The present observations confirm once again the importance that geographical isolation has on the evolution and diversity of living organisms. Its importance in the evolution of the genus Leishmania has received little attention due to the difficulty of knowing where such barriers begin and end. However, the importance of ecological niche barriers within an ecotope has been shown by the difference in sympatric arboreal and terrestrial cycles, such as those of L. (V.) guyanensis and L. (L.) amazonensis in Amazonia, that involve vectors and reservoirs whom have different ecological preferences.

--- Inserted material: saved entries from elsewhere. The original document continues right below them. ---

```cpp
mi_ba_status semantic_pair_prep(mi_ba_context* ctx, hipStream_t stream) {
  SemanticState* S = ctx->sem;
  if (!S || S->ns == 0 || S->npairs == 0) return MI_BA_OK;
  SemArgs a = make_args(ctx, ctx->dev.qt, ctx->dev.cam);
  PairConst* pcs = reinterpret_cast<PairConst*>(S->pconst.ptr);
  hipLaunchKernelGGL(semantic_pair_prep_kernel, dim3((S->npairs + 1) / 2), dim3(64), 0, stream, S->pairs.ptr,
                     S->npairs, a.qt, a.cam, a.img_cam, a.img_flags, a.raster_slot, a.slots, a.rel_step, pcs,
                     S->pair_blk.ptr,
                     kPairStride, ctx->sem_variant == 6 ? S->pair_cnt.ptr : nullptr,
                     ctx->sem_variant == 6 ? S->dcount.ptr : nullptr, kNumModels);
  return hipGetLastError() == hipSuccess ? MI_BA_OK : MI_BA_ERR_HIP;
}

mi_ba_status semantic_linearize(mi_ba_context* ctx, double* d_cost, bool write_samples, hipStream_t deferred_stream,
                                hipEvent_t flat_done, hipEvent_t timer_start, const double* other_partial,
                                int64_t other_n, double* other_out, double* other_scratch,
                                const std::function<mi_ba_status()>& after_flat, hipEvent_t prep_done) {
  SemanticState* S = ctx->sem;
  hipStream_t s = ctx->stream;
  S->samples_valid = write_samples;
  if (S->ns == 0) {
    if (S->npairs && hipMemsetAsync(S->pair_blk.ptr, 0, S->pair_blk.bytes(), s) != hipSuccess) return MI_BA_ERR_HIP;
    if (other_partial) launch_sum(other_partial, other_n, other_out, s, other_scratch);
    return MI_BA_OK;
  }
  SemArgs a = make_args(ctx, ctx->dev.qt, ctx->dev.cam);
  PairConst* pcs = reinterpret_cast<PairConst*>(S->pconst.ptr);
  hipEvent_t stop;
  timer_begin_after(ctx, "semantic_jacobian", timer_start, &stop);
  if (prep_done) {
    if (hipStreamWaitEvent(s, prep_done, 0) != hipSuccess) return MI_BA_ERR_HIP;
  } else {
    const mi_ba_status st = semantic_pair_prep(ctx, s);
    if (st != MI_BA_OK) return st;
  }
  const bool split = deferred_stream != nullptr && ctx->sem_variant == 6;
  if (ctx->sem_variant == 6) {
    const int ws = write_samples ? 1 | (ctx->sem_diag ? 2 : 0) | (ctx->sem_diag == 2 ? 4 : 0) : 0;
    auto deferred = [&](hipStream_t ds) -> mi_ba_status {
      hipLaunchKernelGGL(deferred_order_kernel, dim3(S->npairs), dim3(256), 0, ds, S->dmask.ptr, S->pair_tile0.ptr,
                         S->pairs.ptr, S->pair_cnt.ptr, S->dlist.ptr);
      const int nall = S->model_chunks[kNumModels];
      const bool compact = ctx->sem_compact != 0;
      if (nall > 0 && compact) {
        ModelRanges mr;
        for (int m = 0; m <= kNumModels; ++m) mr.b[m] = S->model_chunks[m];
        hipLaunchKernelGGL(deferred_compact_kernel, dim3((unsigned)((nall + 255) / 256)), dim3(256), 0, ds,
                           S->chunks.ptr, nall, S->pair_cnt.ptr, mr, S->dchunks.ptr, S->dcount.ptr);
      }
      for (int model = 0; model < kNumModels; ++model) {
        const int c0 = S->model_chunks[model], nc = S->model_chunks[model + 1] - c0;
        if (S->model_tiles[model + 1] == S->model_tiles[model] || nc == 0) continue;
        const int grid = compact ? std::min(nc, std::max(1, ctx->sem_dgrid) * S->n_cu) : nc;
        const uint2* list = (compact ? S->dchunks.ptr : S->chunks.ptr) + c0;
        const uint32_t* count = compact ? S->dcount.ptr + model : nullptr;
        dispatch_model(model, [&](auto m) {
          constexpr int M = decltype(m)::value;
          if (ctx->sem_deferred_box)
            hipLaunchKernelGGL((semantic_deferred_kernel<M, true, 4, true>), dim3(grid), dim3(64), 0, ds, a, list,
                               count, pcs, S->pair_cnt.ptr, S->dlist.ptr, S->pair_chunk0.ptr, S->cpart.ptr, S->J.ptr,
                               ws, S->status.ptr);
#ifdef MI_BA_AB_VARIANTS
          else if (ctx->sem_dvar == 1)
            hipLaunchKernelGGL((semantic_deferred_kernel<M, true, 2>), dim3(grid), dim3(64), 0, ds, a, list, count,
                               pcs, S->pair_cnt.ptr, S->dlist.ptr, S->pair_chunk0.ptr, S->cpart.ptr, S->J.ptr, ws,
                               S->status.ptr);
          else if (ctx->sem_dvar == 2)
            hipLaunchKernelGGL((semantic_deferred_kernel<M, true, 2, false, 5>), dim3(grid), dim3(64), 0, ds, a,
                               list, count, pcs, S->pair_cnt.ptr, S->dlist.ptr, S->pair_chunk0.ptr, S->cpart.ptr, S->J.ptr,
                               ws, S->status.ptr);
          else if (ctx->sem_dvar == 3)
            hipLaunchKernelGGL((semantic_deferred_kernel<M, true, 4, false, 5>), dim3(grid), dim3(64), 0, ds, a,
                               list, count, pcs, S->pair_cnt.ptr, S->dlist.ptr, S->pair_chunk0.ptr, S->cpart.ptr, S->J.ptr,
                               ws, S->status.ptr);
          else if (ctx->sem_dvar == 4)
            hipLaunchKernelGGL((semantic_deferred_kernel<M, true, 2, false, 6>), dim3(grid), dim3(64), 0, ds, a,
                               list, count, pcs, S->pair_cnt.ptr, S->dlist.ptr, S->pair_chunk0.ptr, S->cpart.ptr, S->J.ptr,
                               ws, S->status.ptr);
#endif
          else
            hipLaunchKernelGGL((semantic_deferred_kernel<M, true, 4>), dim3(grid), dim3(64), 0, ds, a, list, count,
                               pcs, S->pair_cnt.ptr, S->dlist.ptr, S->pair_chunk0.ptr, S->cpart.ptr, S->J.ptr, ws,
                               S->status.ptr);
        });
      }
      hipLaunchKernelGGL(pair_reduce_kernel, dim3(S->npairs), dim3(128), 0, ds, S->pair_cnt.ptr, S->pair_chunk0.ptr,
                         S->cpart.ptr, S->pair_blk.ptr);
      return MI_BA_OK;
    };
    for (int model = 0; model < kNumModels; ++model) {
      const int t0 = S->model_tiles[model], nt = S->model_tiles[model + 1] - t0;
      if (nt == 0) continue;
      dispatch_model(model, [&](auto m) {
        constexpr int M = decltype(m)::value;
        auto launch = [&](auto ws_, auto lp_, auto coarse_) {
          hipLaunchKernelGGL((semantic_flat_kernel<M, true, decltype(ws_)::value, decltype(lp_)::value,
                                                   decltype(coarse_)::value>),
                             dim3(nt), dim3(kBlock), 0, s, a, S->tiles.ptr + t0, pcs,
                             S->dmask.ptr + (size_t)t0 * (kBlock / 64), S->partial.ptr + t0, S->r.ptr, S->status.ptr,
                             S->J.ptr, ws);
        };
        using T = std::true_type;
        using F = std::false_type;
        using C0 = std::integral_constant<int, 0>;
        using C1 = std::integral_constant<int, 1>;
        using C2 = std::integral_constant<int, 2>;
        using C3 = std::integral_constant<int, 3>;
        auto pick = [&](auto ws_, auto lp_) {
          if (ctx->sem_coarse == 3) launch(ws_, lp_, C3{});
          else if (ctx->sem_coarse == 2) launch(ws_, lp_, C2{});
          else if (ctx->sem_coarse == 1) launch(ws_, lp_, C1{});
          else launch(ws_, lp_, C0{});
        };
        if (a.lab8)
          pick(F{}, T{});
        else if (a.wsum)
          pick(T{}, F{});
        else
          pick(F{}, F{});
      });
    }
    if (after_flat) {
      const mi_ba_status st = after_flat();
      if (st != MI_BA_OK) return st;
    }
    if (split) {
      if (hipEventRecord(flat_done, s) != hipSuccess || hipStreamWaitEvent(deferred_stream, flat_done, 0) != hipSuccess)
        return MI_BA_ERR_HIP;
      const mi_ba_status st = deferred(deferred_stream);
      if (st != MI_BA_OK) return st;
    } else {
      const mi_ba_status st = deferred(s);
      if (st != MI_BA_OK) return st;
    }
  }
#ifdef MI_BA_AB_VARIANTS
  for (int model = 0; model < kNumModels && ctx->sem_variant != 6; ++model) {
    const int t0 = S->model_tiles[model], nt = S->model_tiles[model + 1] - t0;
    if (nt == 0) continue;
    dispatch_model(model, [&](auto m) {
      constexpr int M = decltype(m)::value;
// ... 83 lines not shown
```
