@@ -165,7 +166,8 @@
     const ExpandPath path = expand_path(s, B, a.zero_copy ? B : 0, a.force_pipeline || cmp.rec_a);
     if (s->step.one_launch == 1 && path == ExpandPath::Pipeline)
         return set_error(SMPLX_E_ARG, "the one-launch step was asked for (smplx_test_set_one_launch) but cannot run: a pipeline test hook or a "
-                                      "profile-event triple is set, or a block of k_step_block does not fit this model");
+                                      "profile-event triple is set, a block of k_step_block does not fit this model, or the grid is beyond "
+                                      "what its claim words count");
     const int32_t* ins_items = a.k5 && s->dt.d_table ? a.k5->items : nullptr;
     const int n_ins = ins_items ? a.k5->n_items : 0;
     if (s->step.work_list_items > 0) k.capacity = s->step.work_list_items;
diff --git a/smpl_amd/csrc/step_block.h b/smpl_amd/csrc/step_block.h
--- a/smpl_amd/csrc/step_block.h
+++ b/smpl_amd/csrc/step_block.h
@@ -44,7 +44,11 @@
     const int pi = in_range ? (int)(tid - (long long)si * nprims) : 0;
     const int ks = si - s0;
     const SmplxSpaceDev* Sq = stab ? stab[state_q[si]] : S;
-    const int type = A.type[pi];
+    const MprimGate gate = mprim_gate(A, A.type[pi]);
+#if defined(SMPLX_CONST_MODEL) && !defined(ABL_NO_SUCC)
+    SmplxTableDev table = {nullptr, 0u, 0, 0};
+    if (out_id) table = Sq->table;
+#endif
     if (t < BLOCK) { s_elk[t] = 0; s_ebad[t] = 0; }
     if (t < SMPLX_STEP_STATES) { s_slk[t] = 0; s_sbad[t] = 0; }
 #ifdef SMPLX_CONST_MODEL
@@ -70,6 +74,11 @@
 #pragma unroll
     for (int v = 0; v < CM_NV; ++v) scv[v] = 0;
     if (in_range) flags = pipe_edge_values(M, A, Sq, pi, pqv, sqv, W);
+#ifndef ABL_NO_SUCC
+    if (in_range && flags == 0) {
+        successor_coords(M, sqv, scv);
+    }
+#endif
     if (dist_wave) {
         if constexpr (CM_PARENT_TRIG) {
             constexpr int PER = 64 / CM_NV;
@@ -125,7 +134,7 @@
     __syncthreads();
     int items = 0;
     if (in_range) {
-        if (!mprim_active(A, s_gd[ks], type)) {
+        if (!mprim_active(gate, s_gd[ks])) {
             flags = SMPLX_F_INACTIVE;
             W = 0;
         } else {
@@ -137,15 +146,18 @@
 #ifndef ABL_NO_SUCC
             if (flags == 0) {
                 constexpr bool SC = CM_PARENT_TRIG && CM_TRIG_PLANNING != 0;
+                const SmplxBfsDev sbfs = Sq->bfs;
+                const TableSlotWords home = table_probe_issue(table, scv, CM_NV);
                 if constexpr (SC) {
                     double prow[2 * CM_NV], sn[CM_NV], cs[CM_NV];
 #pragma unroll
                     for (int j = 0; j < 2 * CM_NV; ++j) prow[j] = s_trig[ks * SMPLX_TRIG_ROW + 2 * CM_NV + j];
                     parent_trig<CM_TRIG_PLANNING, true>(sqv, pqv, prow, sn, cs);
-                    pipe_successor<true>(M, Sq, grid, sqv, scv, out_id != nullptr, succ_h, succ_id, succ_goal, sn, cs);
+                    succ_h = successor_goal_h<true>(M, Sq->goal, sbfs, grid, sqv, scv, succ_goal, sn, cs);
                 } else {
-                    pipe_successor(M, Sq, grid, sqv, scv, out_id != nullptr, succ_h, succ_id, succ_goal);
+                    succ_h = successor_goal_h(M, Sq->goal, sbfs, grid, sqv, scv, succ_goal);
                 }
+                succ_id = table_probe_resolve(table, scv, CM_NV, home);
             }
 #endif
 #else
@@ -271,6 +283,7 @@
         succ_h = h;
         if (out_id) out_id[tid] = succ_id;
     }
+    __shared__ int s_last;
     if (cmp.rec_a) {
         __shared__ int c_cnt[BLOCK / 64][2];
         __shared__ int c_base[2];
@@ -284,15 +297,20 @@
             int ta = 0, tb = 0;
 #pragma unroll
             for (int k = 0; k < BLOCK / 64; ++k) { ta += c_cnt[k][0]; tb += c_cnt[k][1]; }
-            const int shard = blockIdx.x % SMPLX_CMP_SHARDS;
+            const int nb = (int)gridDim.x, shard = blockIdx.x % SMPLX_CMP_SHARDS;
+            const int in_shard = (nb - shard + SMPLX_CMP_SHARDS - 1) / SMPLX_CMP_SHARDS;
+            const int shards = nb < SMPLX_CMP_SHARDS ? nb : SMPLX_CMP_SHARDS;
             const int sa = cmp.cap_a / SMPLX_CMP_SHARDS, sb = cmp.cap_b / SMPLX_CMP_SHARDS;
-            int ba = ta > 0 ? atomicAdd(&step_ctr[SMPLX_STEP_CTR_BASE + 64 * shard], ta) : 0;
-            int bb = tb > 0 ? atomicAdd(&step_ctr[SMPLX_STEP_CTR_BASE + 64 * shard + 32], tb) : 0;
-            if (ba + ta > sa || bb + tb > sb) {
-                atomicExch(&step_ctr[SMPLX_STEP_CTR_OVERFLOW], 1);
-                __threadfence();
-                ba = -1;
-            }
+            unsigned long long* word = reinterpret_cast<unsigned long long*>(step_ctr + SMPLX_STEP_CTR_BASE + 32 * shard);
+            const unsigned long long mine = (unsigned long long)ta | ((unsigned long long)tb << 24) | (1ull << 48);
+            const unsigned long long was = atomicAdd(word, mine);
+            const int ba0 = ta > 0 ? (int)(was & 0xFFFFFFull) : 0, bb0 = tb > 0 ? (int)((was >> 24) & 0xFFFFFFull) : 0;
+            int ba = ba0, bb = bb0;
+            int last = 0;
+            if ((int)(was >> 48) == in_shard - 1)
+                last = atomicAdd(&step_ctr[SMPLX_STEP_CTR_DONE], 1) == shards - 1 ? 1 : 0;
+            s_last = last;
+            if (ba + ta > sa || bb + tb > sb) ba = -1;
             else { ba += shard * sa; bb += shard * sb; }
             c_base[0] = ba; c_base[1] = bb;
             int* bt = cmp.block_tab + 4 * (size_t)blockIdx.x;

Like many Leishmania, the reservoirs of L. (L.) waltoni are unknown, but it is amazing that this species has survived with the virtual elimination of the wild mammals of Hispaniola. Only two have survived, the insectivorous solenodon, that has venomous saliva and the rodent hutia that inhabit the forest of rough ravines.²⁷ It is likely that one of them is the natural reservoir and if this is proven it is remarkable that a Leishmania has survived in such a reduced reservoir population. It also suggests that controlling human cutaneous leishmaniasis by reservoir management may be very difficult.